CBO Report Shows Obamacare’s Economic Damage

Published February 7, 2014

On Tuesday, the Congressional Budget Office released a budget projection update which decimates Democrats’ claims that Obamacare does not hurt the American economy.

In Appendix C of the rather dense document, the CBO concludes that various provisions of Obamacare will “reduce the total number of hours worked,”  “will cause a reduction…in aggregate labor compensation,” and most dramatically will result in “a decline in the number of full-time equivalent workers of about 2.0 million in 2017, rising to about 2.5 million in 2024” as compared to employment growth in the absence of the Affordable Care Act.

The White House responded by pointing out that the CBO’s estimates do not derive primarily from a reduced demand for labor by employers, as Republicans have argued. But it’s hardly consoling to read CBO’s prediction of “a net decline in the amount of labor that workers choose to supply…(which) will appear almost entirely as a reduction in labor force participation and in hours worked….”

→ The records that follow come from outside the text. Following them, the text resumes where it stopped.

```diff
diff --git a/include/derp_hip.h b/include/derp_hip.h
--- a/include/derp_hip.h
+++ b/include/derp_hip.h
@@ -112,6 +112,7 @@
 int derp_debug_atan2_ypos(derp_ctx* ctx, const double* y, const double* x, double* out, size_t n);
 int derp_debug_fp64(derp_ctx* ctx, int op, const double* a, const double* b, double* out, size_t n);
 int derp_debug_sees(derp_ctx* ctx, int src, const double* xyz, size_t n, double* out);
+int derp_debug_select(derp_ctx* ctx, const float* rows, size_t lanes, float* out, uint32_t* perm);
 
 int derp_download_mismatch_mask(derp_ctx* ctx, int dst, uint8_t* out);
 
```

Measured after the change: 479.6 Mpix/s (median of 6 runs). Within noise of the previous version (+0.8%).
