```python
class PrefilterPlan(ctypes.Structure):
    _fields_ = [("use_lo", c_i32), ("cap", c_i32), ("T", c_i32), ("T_tail", c_i32), ("has_tail", c_i32), ("first", c_i32),
                ("first_rows", c_i32), ("direct_end", c_i32), ("ends", c_i32 * 6), ("sel", c_i32), ("bf", c_i32), ("tok", c_i32),
                ("cnt", c_i32), ("tok_word", c_i32), ("lgp", c_i32), ("fold", c_i32), ("top_t", c_i32), ("q_padded", c_i32),
                ("lds_stage1", c_i32), ("lds_close", c_i32), ("lds_rescore", c_i32), ("lds_stage1_limit", c_i32),
                ("lds_close_limit", c_i32), ("eps_a_f32", c_f32), ("gfac", c_f32), ("eps_a", c_f64), ("rows", c_i64), ("n_slices", c_i32),
                ("slice", PrefilterSlice * 6)]


class AdamwGroup(ctypes.Structure):
    _fields_ = [("lr", c_f32), ("bc1", c_f32), ("bc2", c_f32), ("beta1", c_f32), ("beta2", c_f32), ("eps", c_f32), ("wd", c_f32),
                ("decayed", c_i32)]


class AdamwSegment(ctypes.Structure):
    _fields_ = [("offset", c_i64), ("n", c_i64), ("group", c_i32), ("reserved", c_i32)]


class GemmGroupInfo(ctypes.Structure):
    _fields_ = [("total_blocks", c_i32), ("tile", c_i32), ("class_mask", c_i32), ("reserved", c_i32)]


PROTOTYPES = {
    "skyemb_last_error": (ctypes.c_char_p, []),
    "skyemb_version": (c_i32, []),
    "skyemb_debug_skip": (c_i32, [c_i32]),
    "skyemb_gemm_launch_counts": (c_i32, [c_vp, c_i32, c_i32]),
# ... 216 lines not shown
```

sky_embeddings_amd/csrc/attention.hip:

```cpp
#include "attention_plan.h"
#include "common.h"
#include <stdlib.h>

namespace {

__device__ __forceinline__ float dot4(const float4 a, const float4 b, float acc) {
    acc = fmaf(a.x, b.x, acc);
    acc = fmaf(a.y, b.y, acc);
    acc = fmaf(a.z, b.z, acc);
    return fmaf(a.w, b.w, acc);
}

template <typename T>
__device__ __forceinline__ void load_head(const T *__restrict__ src, int64_t row_stride, float *dst, int N, int hd,
                                          int pitch, float scale, int lane) {
    const int v4 = hd >> 2;
    for (int e = lane; e < N * v4; e += 64) {
        const int n = e / v4, d = (e - n * v4) << 2;
        const float4 x = load4<T>(src + (int64_t)n * row_stride + d);
        *(float4 *)&dst[n * pitch + d] = make_float4(x.x * scale, x.y * scale, x.z * scale, x.w * scale);
    }
}

__device__ __forceinline__ void scores_softmax(const float *qs, const float *k, float *P, int N, int NP, int hd, int pitch,
// ... 211 lines not shown
        for (int c = 0; c < SH_C; ++c) a[c] = 0.f;
        for (int j0 = 0; j0 < N; j0 += 64) {
            const int j = j0 + lane;
            float ds = 0.f;
            if (j < N) {
                const float s = dot_row<T>(ra, kb + (int64_t)j * rs, hd), dp = dot_row<T>(rb, vb + (int64_t)j * rs, hd);
                ds = __expf(s - lse_i) * (dp - d_i);
            }
            sa[lane] = ds;
            __builtin_amdgcn_wave_barrier();
            const int nj = N - j0 < 64 ? N - j0 : 64;
            for (int jj = 0; jj < nj; ++jj) {
                const float dsj = sa[jj];
                const T *kr = kb + (int64_t)(j0 + jj) * rs;
#pragma unroll
                for (int c = 0; c < SH_C; ++c)
                    if (lane + 64 * c < hd) a[c] = fmaf(dsj, to_f32<T>(kr[lane + 64 * c]), a[c]);
            }
            __builtin_amdgcn_wave_barrier();
        }
        T *dq = dqb + (int64_t)i * rs;
#pragma unroll
        for (int c = 0; c < SH_C; ++c)
            if (lane + 64 * c < hd) dq[lane + 64 * c] = from_f32<T>(a[c] * scale);
    }
    __syncthreads();
    for (int j = wave; j < N; j += 4) {
        load_row<T>(ra, kb + (int64_t)j * rs, hd, 1.0f, lane);
        load_row<T>(rb, vb + (int64_t)j * rs, hd, 1.0f, lane);
        __builtin_amdgcn_wave_barrier();
        float ak[SH_C], av[SH_C];
#pragma unroll
        for (int c = 0; c < SH_C; ++c) ak[c] = av[c] = 0.f;
        for (int i0 = 0; i0 < N; i0 += 64) {
            const int i = i0 + lane;
            float p = 0.f, ds = 0.f;
            if (i < N) {
                const float s = dot_row<T>(ra, qb + (int64_t)i * rs, hd) * scale, dp = dot_row<T>(rb, ob + (int64_t)i * D, hd);
                p = __expf(s - lse[i]);
                ds = p * (dp - dsum[i]);
            }
            sa[lane] = p;
            sb[lane] = ds;
            __builtin_amdgcn_wave_barrier();
            const int ni = N - i0 < 64 ? N - i0 : 64;
            for (int ii = 0; ii < ni; ++ii) {
                const float pi = sa[ii], dsi = sb[ii];
                const T *qr = qb + (int64_t)(i0 + ii) * rs, *orow = ob + (int64_t)(i0 + ii) * D;
#pragma unroll
                for (int c = 0; c < SH_C; ++c)
                    if (lane + 64 * c < hd) {
                        ak[c] = fmaf(dsi, to_f32<T>(qr[lane + 64 * c]), ak[c]);
                        av[c] = fmaf(pi, to_f32<T>(orow[lane + 64 * c]), av[c]);
                    }
            }
            __builtin_amdgcn_wave_barrier();
        }
        T *dk = dqb + (int64_t)j * rs + D, *dv = dk + D;
#pragma unroll
        for (int c = 0; c < SH_C; ++c)
            if (lane + 64 * c < hd) {
                dk[lane + 64 * c] = from_f32<T>(ak[c] * scale);
                dv[lane + 64 * c] = from_f32<T>(av[c]);
            }
    }
}

int plan_or_refuse(bool bwd, int dtype, int B, int N, int H, int hd, int switches, skyemb_mha_plan_t *p) {
    const char *who = bwd ? "skyemb_mha_bwd" : "skyemb_mha_fwd";
    switch (sky_mha_plan(bwd, dtype, B, N, H, hd, switches, p)) {
    case MHA_OK: return 0;
    case MHA_BAD_SHAPE: skyemb_set_error("%s: bad shape (head dim must be a multiple of 8)", who); return 1;
    case MHA_TOO_LONG: skyemb_set_error("%s: N = %d tokens, more than the supported %d", who, N, SKYEMB_MHA_MAX_N); return 1;
    default: skyemb_set_error("%s: head dim %d with N = %d tokens: at most %d", who, hd, N, SH_MAXHD); return 1;
    }
}

int env_switches() {
    static const int sw = []() {
        const char *off = getenv("SKYEMB_MHA_MFMA"), *wpb = getenv("SKYEMB_MHA_WPB");
        const int w = wpb ? atoi(wpb) : 0;
        return (off && off[0] == '0' ? SKYEMB_MHA_SW_NO_MFMA : 0) | (w == 1 ? SKYEMB_MHA_SW_WPB1 : w ? SKYEMB_MHA_SW_WPB4 : 0);
    }();
    return sw;
}

template <typename T>
int launch_fp32(const skyemb_mha_plan_t &p, bool bwd, const T *qkv, const T *dout, T *out, int B, int N, int H, int hd,
                hipStream_t st, const char *who) {
    const dim3 grid(p.grid_x, p.grid_y), block(p.block);
    if (p.family == SKYEMB_MHA_STREAM) {
        if (!bwd) hipLaunchKernelGGL(mha_fwd_stream_kernel<T>, grid, block, p.lds_bytes, st, qkv, out, B, N, H, hd);
        else hipLaunchKernelGGL(mha_bwd_stream_kernel<T>, grid, block, p.lds_bytes, st, qkv, dout, out, B, N, H, hd);
        return 0;
    }
    if (p.lds_limit)
        if (const int rc = sky_set_lds_limit(bwd ? (const void *)mha_bwd_kernel<T> : (const void *)mha_fwd_kernel<T>, (int)p.lds_limit, who))
            return rc;
    if (!bwd) hipLaunchKernelGGL(mha_fwd_kernel<T>, grid, block, p.lds_bytes, st, qkv, out, B, N, H, hd, p.waves, p.per_wave_floats);
    else hipLaunchKernelGGL(mha_bwd_kernel<T>, grid, block, p.lds_bytes, st, qkv, dout, out, B, N, H, hd, p.waves, p.per_wave_floats);
    return 0;
}

}

int skyemb_mha_mfma_launch(const skyemb_mha_plan_t &p, bool bwd, const void *qkv, const void *dout, void *out, int dtype, int B, int N,
                           int H, hipStream_t st, const char *who);

static int mha_run(bool bwd, const void *qkv, const void *dout, void *out, int dtype, int B, int N, int H, int hd, void *stream) {
    const char *who = bwd ? "skyemb_mha_bwd" : "skyemb_mha_fwd";
    (void)hipGetLastError();
    skyemb_mha_plan_t p;
    if (const int rc = plan_or_refuse(bwd, dtype, B, N, H, hd, env_switches(), &p)) return rc;
    hipStream_t st = (hipStream_t)stream;
    int rc;
    if (p.family >= SKYEMB_MHA_MFMA_PACKED) rc = skyemb_mha_mfma_launch(p, bwd, qkv, dout, out, dtype, B, N, H, st, who);
    else if (dtype == SKYEMB_BF16) rc = launch_fp32(p, bwd, (const bf16_t *)qkv, (const bf16_t *)dout, (bf16_t *)out, B, N, H, hd, st, who);
    else if (dtype == SKYEMB_F16) rc = launch_fp32(p, bwd, (const f16_t *)qkv, (const f16_t *)dout, (f16_t *)out, B, N, H, hd, st, who);
    else rc = launch_fp32(p, bwd, (const float *)qkv, (const float *)dout, (float *)out, B, N, H, hd, st, who);
    if (rc) return rc;
    SKY_LAUNCH_CHECK(who);
    return 0;
}

extern "C" int skyemb_mha_fwd(const void *qkv, void *out, int dtype, int B, int N, int H, int hd, void *stream) {
    return mha_run(false, qkv, nullptr, out, dtype, B, N, H, hd, stream);
}

extern "C" int skyemb_mha_bwd(const void *qkv, const void *dout, void *dqkv, int dtype, int B, int N, int H, int hd,
                              void *stream) {
    return mha_run(true, qkv, dout, dqkv, dtype, B, N, H, hd, stream);
}

extern "C" int skyemb_mha_plan(int bwd, int dtype, int B, int N, int H, int hd, int switches, skyemb_mha_plan_t *out) {
    if (!out) {
        skyemb_set_error("skyemb_mha_plan: out is NULL");
        return 1;
    }
    return plan_or_refuse(bwd != 0, dtype, B, N, H, hd, switches < 0 ? env_switches() : switches, out);
}
```

sky_embeddings_amd/csrc/attention_mfma.hip:

```cpp
#include "attention_plan.h"
#include "lp_twin.h"

namespace {

typedef __attribute__((ext_vector_type(16))) float f32x16;

__device__ __forceinline__ f32x16 mfma32(lp8 a, lp8 b, f32x16 c) {
    return sky_mfma_32x32x16(a, b, c);
}
__device__ __forceinline__ int pi_row(int s, int g, int e) { return 16 * s + 8 * (e >> 2) + 4 * g + (e & 3); }
__device__ __forceinline__ int acc_row(int reg, int g) { return (reg & 3) + 8 * (reg >> 2) + 4 * g; }

__device__ __forceinline__ lp8 zero8() {
    lp8 z;
#pragma unroll
    for (int e = 0; e < 8; ++e) z[e] = (lp_t)0.0f;
    return z;
}
__device__ __forceinline__ lp8 row_frag(const lp_t *base, int64_t row_stride, int r, int g, int s, int N) {
    return r < N ? *(const lp8 *)(base + (int64_t)r * row_stride + 16 * s + 8 * g) : zero8();
}
__device__ __forceinline__ lp8 pack_regs(const f32x16 &x, int s) {
    lp8 f;
#pragma unroll
    for (int e = 0; e < 8; ++e) f[e] = (lp_t)x[8 * s + e];
    return f;
}

typedef __attribute__((address_space(3))) lp4 lds_lp4_t;
template <int HD>
__device__ __forceinline__ void park_rows(lp_t *tile, const lp8 (&f)[HD / 16], int r, int g) {
#pragma unroll
    for (int s = 0; s < HD / 16; ++s) *(lp8 *)(tile + r * (HD + 8) + 16 * s + 8 * g) = f[s];
}
template <int HD>
__device__ __forceinline__ lp8 tok_frag_lds(const lp_t *tile, int blk, int r, int g, int s) {
    const int i = r & 15, q = i >> 2, p = i & 3;
    const int col0 = 32 * blk + (r & 16) + 4 * p;
    const int t0 = 16 * s + 4 * g;
    const lp4 lo = sky_ds_read_tr16_b64((lds_lp4_t *)(tile + (t0 + q) * (HD + 8) + col0));
    const lp4 hi = sky_ds_read_tr16_b64((lds_lp4_t *)(tile + (t0 + 8 + q) * (HD + 8) + col0));
    lp8 f;
    f[0] = lo[0]; f[1] = lo[1]; f[2] = lo[2]; f[3] = lo[3];
    f[4] = hi[0]; f[5] = hi[1]; f[6] = hi[2]; f[7] = hi[3];
    return f;
}
template <int HD>
__device__ __forceinline__ void store_tile(lp_t *dst_row, const f32x16 &t, int blk, int g, float scale) {
#pragma unroll
    for (int q = 0; q < 4; ++q) {
        const int d0 = 32 * blk + 8 * q + 4 * g;
        if (d0 < HD) store4<lp_t>(dst_row + d0, t[4 * q] * scale, t[4 * q + 1] * scale, t[4 * q + 2] * scale, t[4 * q + 3] * scale);
    }
}

struct PackInfo {
    int b0, h, nrows, inv_n;
};
__device__ __forceinline__ PackInfo pack_of(int head, int B, int N, int H) {
    const int P = N <= 16 ? 32 / N : 1;
    const int pack = head / H;
    PackInfo pi;
    pi.h = head - pack * H;
    pi.b0 = pack * P;
    const int ns = B - pi.b0 < P ? B - pi.b0 : P;
    pi.nrows = ns * N;
    pi.inv_n = (65536 + N - 1) / N;
    return pi;
}
__device__ __forceinline__ int seq_of(int row, const PackInfo &pi) { return (row * pi.inv_n) >> 16; }

template <int HD, int WPB = 4>
__global__ __launch_bounds__(64 * WPB) void mha_fwd_mfma_kernel(const lp_t *__restrict__ qkv, lp_t *__restrict__ out, int B,
                                                           int N, int H, int nheads) {
    constexpr int KS = HD / 16, NB = (HD + 31) / 32;
    __shared__ __attribute__((aligned(16))) lp_t park[WPB][32 * (HD + 8)];
    const int lane = threadIdx.x & 63, wave = threadIdx.x >> 6;
    const int head = blockIdx.x * WPB + wave;
    if (head >= nheads) return;
    const PackInfo pk = pack_of(head, B, N, H);
    const int h = pk.h, NR = pk.nrows;
    const int D = H * HD;
    const int64_t rs = 3 * (int64_t)D;
    const int r = lane & 31, g = lane >> 5;
    const lp_t *qb = qkv + (int64_t)pk.b0 * N * rs + h * HD, *kb = qb + D, *vb = qb + 2 * D;
    const int NS = NR > 16 ? 2 : 1;
    const int my_seq = r < NR ? seq_of(r, pk) : 0;

    lp8 qf[KS], kf[KS], vt[2][NB];
#pragma unroll
    for (int s = 0; s < KS; ++s) {
        qf[s] = row_frag(qb, rs, r, g, s, NR);
        kf[s] = row_frag(kb, rs, r, g, s, NR);
    }
    {
        lp8 vf[KS];
#pragma unroll
        for (int s = 0; s < KS; ++s) vf[s] = row_frag(vb, rs, r, g, s, NR);
        park_rows<HD>(park[wave], vf, r, g);
// ... 74 lines not shown
    park_rows<HD>(park[wave][0], kf, r, g);
    park_rows<HD>(park[wave][1], qf, r, g);
    park_rows<HD>(park[wave][2], of, r, g);
    f32x16 st, sn, dpt, dpn;
#pragma unroll
    for (int e = 0; e < 16; ++e) st[e] = sn[e] = dpt[e] = dpn[e] = 0.f;
#pragma unroll
    for (int s = 0; s < KS; ++s) {
        st = mfma32(kf[s], qf[s], st);
        sn = mfma32(qf[s], kf[s], sn);
        dpt = mfma32(vf[s], of[s], dpt);
        dpn = mfma32(of[s], vf[s], dpn);
    }
    bool same[16];
    float mx = -INFINITY;
#pragma unroll
    for (int e = 0; e < 16; ++e) {
        const int j = acc_row(e, g);
        same[e] = j < NR && seq_of(j, pk) == my_seq;
        st[e] = same[e] ? st[e] * scale : -INFINITY;
        mx = fmaxf(mx, st[e]);
    }
    mx = fmaxf(mx, __shfl_xor(mx, 32));
    float sum = 0.f;
#pragma unroll
    for (int e = 0; e < 16; ++e) {
        st[e] = __expf(st[e] - mx);
        sum += st[e];
    }
    sum += __shfl_xor(sum, 32);
    const float inv = 1.0f / sum;
    float rsum = 0.f;
#pragma unroll
    for (int e = 0; e < 16; ++e) {
        st[e] *= inv;
        rsum = fmaf(st[e], dpt[e], rsum);
    }
    rsum += __shfl_xor(rsum, 32);
#pragma unroll
    for (int e = 0; e < 16; ++e) st[e] *= dpt[e] - rsum;
    if (g == 0) {
        stats[wave][0][r] = mx;
        stats[wave][1][r] = inv;
        stats[wave][2][r] = rsum;
    }
    __builtin_amdgcn_wave_barrier();
    f32x16 pn;
#pragma unroll
    for (int e = 0; e < 16; ++e) {
        const int i = acc_row(e, g);
        const float p = (r < NR && same[e]) ? __expf(sn[e] * scale - stats[wave][0][i]) * stats[wave][1][i] : 0.f;
        pn[e] = p;
        sn[e] = p * (dpn[e] - stats[wave][2][i]);
    }

    lp_t *dq = dqkv + ((int64_t)pk.b0 * N + r) * rs + h * HD, *dk = dq + D, *dv = dq + 2 * D;
    lp8 dst_f[2] = {pack_regs(st, 0), pack_regs(st, 1)};
    lp8 dsn_f[2] = {pack_regs(sn, 0), pack_regs(sn, 1)};
    lp8 pn_f[2] = {pack_regs(pn, 0), pack_regs(pn, 1)};
#pragma unroll
    for (int blk = 0; blk < NB; ++blk) {
        f32x16 tq, tk, tv;
#pragma unroll
        for (int e = 0; e < 16; ++e) tq[e] = tk[e] = tv[e] = 0.f;
#pragma unroll
        for (int s = 0; s < 2; ++s) {
            if (s < NS) {
                const lp8 kt = tok_frag_lds<HD>(park[wave][0], blk, r, g, s);
                const lp8 qt = tok_frag_lds<HD>(park[wave][1], blk, r, g, s);
                const lp8 ot = tok_frag_lds<HD>(park[wave][2], blk, r, g, s);
                tq = mfma32(kt, dst_f[s], tq);
                tk = mfma32(qt, dsn_f[s], tk);
                tv = mfma32(ot, pn_f[s], tv);
            }
        }
        if (r < NR) {
            store_tile<HD>(dq, tq, blk, g, scale);
            store_tile<HD>(dk, tk, blk, g, scale);
            store_tile<HD>(dv, tv, blk, g, 1.0f);
        }
    }
}
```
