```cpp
extern "C" int sfron_gemm_loader_waves(int n) {
  const int old = g_loader_waves;
#ifndef SFRON_DEBUG_KNOBS
  if (n != 0 && n != 4 && n != 9 && n != 10) return old;
#endif
  g_loader_waves = (n >= 9 && n <= 12) ? 4 : (n >= 4 && n <= 8) ? n : 0;
  g_fp8_loader_waves = n == 9 ? 4 : 0;
  g_conv_loader_waves = (n == 0 || n == 10) ? 0 : n == 11 ? 1 : n == 12 ? 2 : 3;
  return old;
}

extern "C"
int sfron_gemm_bf16(const sfron_gemm_desc* d, void* stream) {
  SFRON_CHECK_ARG(d && d->A && d->B && d->M > 0 && d->N > 0 && d->K > 0);
  SFRON_CHECK_ARG(d->N % 4 == 0 && d->lda % 8 == 0 && d->ldb % 8 == 0);
  if (!d->a_transposed || !d->b_transposed) SFRON_CHECK_ARG(d->K % 8 == 0);
  SFRON_CHECK_ARG((((uintptr_t)d->A | (uintptr_t)d->B) & 15) == 0);
  if (d->a_transposed) SFRON_CHECK_ARG(d->M % 8 == 0);
  if (d->b_transposed) SFRON_CHECK_ARG(d->N % 8 == 0);
  SFRON_CHECK_ARG(sfron_fits31(d->a_transposed ? sfron_extent(d->K, d->lda, d->M, 2) : sfron_extent(d->M, d->lda, d->K, 2)) &&
                  sfron_fits31(d->b_transposed ? sfron_extent(d->K, d->ldb, d->N, 2) : sfron_extent(d->N, d->ldb, d->K, 2)));
  GemmArgs g{};
  g.A = (const __bf16*)d->A; g.B = (const __bf16*)d->B;
  g.M = d->M; g.N = d->N; g.K = d->K; g.lda = d->lda; g.ldb = d->ldb;
  g.Cb = (__bf16*)d->c_bf16; g.ldcb = d->ldc_bf16;
  g.Cf = d->c_f32; g.ldcf = d->ldc_f32;
  g.bias = d->bias;
  g.aux = (__bf16*)d->aux; g.ldaux = d->ldaux;
  g.gate = d->gate; g.ldgate = d->ldgate;
  g.pos = d->pos; g.T = d->tokens > 0 ? d->tokens : 1;
  g.alpha = d->alpha; g.accumulate = d->accumulate;
  g.resid = d->resid ? d->resid : d->c_f32;
  g.kchunk = d->K; g.split_stride = 0;
  if (d->split_k > 1) {
    SFRON_CHECK_ARG(d->epilogue == SFRON_EPI_F32 && !d->bias && !d->accumulate && d->split_stride >= (long)d->M * d->ldc_f32);
    g.kchunk = cdiv(cdiv(d->K, d->split_k), BK) * BK;
    g.split_stride = d->split_stride;
  }
#ifdef SFRON_DEBUG_KNOBS
  static const int nt_mask = [] { const char* e = getenv("SFRON_GEMM_NT"); return e ? atoi(e) : 0; }();
#else
  constexpr int nt_mask = 0;
#endif
  g.nt_out = (nt_mask & 1) | ((nt_mask & 2) && d->a_transposed && d->b_transposed && d->split_k <= 1 && !d->accumulate ? 2 : 0);
  g.ntm = cdiv(d->M, BM); g.ntn = cdiv(d->N, BN);
  g.bsum = nullptr;
  g.colpart = nullptr;
  if (d->col_partials) {
    SFRON_CHECK_ARG((d->epilogue == SFRON_EPI_DGELU || d->epilogue == SFRON_EPI_DGELU_Q) && d->split_k <= 1 && d->tile_hint == 0);
    if (sfron_gemm_dgelu_colpart_rows(d->M, d->N, d->K) == 0) return SFRON_ERR_UNSUPPORTED;
    g.colpart = d->col_partials;
  }
  g.sq_mask = nullptr; g.sq_out = nullptr;
  if (d->sumsq_partials) {
    SFRON_CHECK_ARG(d->a_transposed && d->b_transposed && d->epilogue == SFRON_EPI_F32 && d->split_k <= 1 && d->tile_hint == 0 && !d->a_rowsum &&
                    !d->accumulate);
    if (sfron_gemm_sumsq_partials(d->M, d->N, d->K) == 0) return SFRON_ERR_UNSUPPORTED;
    g.sq_mask = d->sumsq_mask; g.sq_out = d->sumsq_partials;
  }
  if (d->a_rowsum) {
    SFRON_CHECK_ARG(d->rowsum_ws && d->a_transposed && d->b_transposed && d->epilogue == SFRON_EPI_F32 && d->split_k <= 1 &&
                    d->tile_hint == 0);
    if (!rowsum_ok(d->M, d->N, d->K)) return SFRON_ERR_UNSUPPORTED;
    g.bsum = d->rowsum_ws;
    const int rc = dispatch_layout<EPI_F32>(1, 1, g, (hipStream_t)stream, 0);
    if (rc != SFRON_OK) return rc;
    return sfron_reduce_chunks(d->rowsum_ws, 1, d->N / 192, d->M, d->a_rowsum, d->M, 0, stream);
  }
  hipStream_t s = (hipStream_t)stream;
  const int force = d->tile_hint;
  switch (d->epilogue) {
    case SFRON_EPI_BF16:
      SFRON_CHECK_ARG(g.Cb && g.ldcb % 4 == 0);
      return dispatch_layout<EPI_BF16>(d->a_transposed, d->b_transposed, g, s, force);
    case SFRON_EPI_F32:
      SFRON_CHECK_ARG(g.Cf && g.ldcf % 4 == 0);
      if (!d->a_transposed && !d->b_transposed && force == 0 && skinny_ok(g)) return launch_skinny(g, s);
      return dispatch_layout<EPI_F32>(d->a_transposed, d->b_transposed, g, s, force);
    case SFRON_EPI_GELU:
      SFRON_CHECK_ARG(g.Cb && g.aux && g.ldcb % 4 == 0 && g.ldaux % 4 == 0 && !d->a_transposed && !d->b_transposed);
      return launch_any<false, false, EPI_GELU>(g, s, force);
    case SFRON_EPI_GATE_RES:
      SFRON_CHECK_ARG(g.Cf && g.aux && g.gate && g.ldcf % 4 == 0 && g.ldaux % 4 == 0 && g.ldgate % 4 == 0 &&
                      !d->a_transposed && !d->b_transposed);
      return launch_any<false, false, EPI_GATE_RES>(g, s, force);
    case SFRON_EPI_DGELU:
      SFRON_CHECK_ARG(g.Cb && g.aux && g.ldcb % 4 == 0 && g.ldaux % 4 == 0 && !d->a_transposed && d->b_transposed);
      return launch_any<false, true, EPI_DGELU>(g, s, force);
    case SFRON_EPI_GELU_Q:
      SFRON_CHECK_ARG(g.Cb && g.aux && g.ldcb % 8 == 0 && g.ldaux % 8 == 0 && !d->a_transposed && !d->b_transposed && d->split_k <= 1 && force == 0);
      SFRON_CHECK_ARG((((uintptr_t)g.aux | (uintptr_t)g.Cb) & 15) == 0);
      if (!sfron_gemm_gelu_q_supported(d->M, d->N, d->K)) return SFRON_ERR_UNSUPPORTED;
      return launch_pipe<4, 2, 4, 6, false, false, EPI_GELUQ, 1>(g, s);
    case SFRON_EPI_DGELU_Q:
      SFRON_CHECK_ARG(g.Cb && g.aux && g.ldcb % 8 == 0 && g.ldaux % 8 == 0 && !d->a_transposed && d->b_transposed && d->split_k <= 1 && force == 0);
      SFRON_CHECK_ARG((((uintptr_t)g.aux | (uintptr_t)g.Cb) & 15) == 0);
      if (!sfron_gemm_gelu_q_supported(d->M, d->N, d->K)) return SFRON_ERR_UNSUPPORTED;
      return launch_pipe<4, 2, 4, 6, false, true, EPI_DGELUQ, 1>(g, s);
    case SFRON_EPI_QUICK_GELU:
      SFRON_CHECK_ARG(g.Cb && g.ldcb % 4 == 0 && !d->a_transposed && !d->b_transposed && d->split_k <= 1 && !d->accumulate);
      if ((force == 0 || force == 1) && d->K % 64 == 0 && tile_fits(g, 1)) return launch_fast<2, 2, 4, 4, false, false, EPI_QGELU>(g, s);
      return launch<false, false, EPI_QGELU>(g, s);
    case SFRON_EPI_POS:
      SFRON_CHECK_ARG(g.Cf && g.pos && g.ldcf % 4 == 0 && !d->a_transposed && !d->b_transposed);
      if (force == 0 && shortk_ok(g)) return launch_shortk(g, s);
      return launch_any<false, false, EPI_POS>(g, s, force);
    default:
      return SFRON_ERR_UNSUPPORTED;
  }
}
```

Measured before the change: 16.38.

The main cause of this trend is the work-discouraging combination of taxes and subsidies for lower-income Americans in Obamacare. In other words, the implied tax and subsidy penalties for success are so high that it won’t be worth a lower-income person’s effort to try to climb up the income ladder.

So much for the American dream.

And while the CBO does suggest that demand for labor will not decline substantially due to the costs imposed by Obamacare, they do say that costs “will be borne primarily by workers in the form of reduced wages or other compensation.” So even the White House’s good news is bad news for working Americans.

The CBO also suggests that part of the reason that Obamacare will not substantially reduce the demand for labor is because “the expansion of Medicaid subsidies and the provision of exchange subsidies will not only stimulate greater demand for health care services but also allow lower-income households that gain subsidized coverage to increase their spending on other goods and services.”

But the CBO’s static analysis ignores the fact that this effect – nothing more than massive wealth distribution – is just another version of Keynesian economic stimulus which has failed every place and every time it has been attempted. There is no free lunch, and the money which the CBO claims will benefit the economy through increased consumption will simply result in decreased consumption – and therefore decreased employment – in other sectors of the economy. It’s the healthcare version of Cash for Clunkers.

The non-partisan CBO, highly respected by the media despite (or perhaps because of) their reliance on static analysis that tends to bias results toward higher spending and higher taxes, has cut the legs out of Democrats’ claims that Obamacare is not harmful to the economy.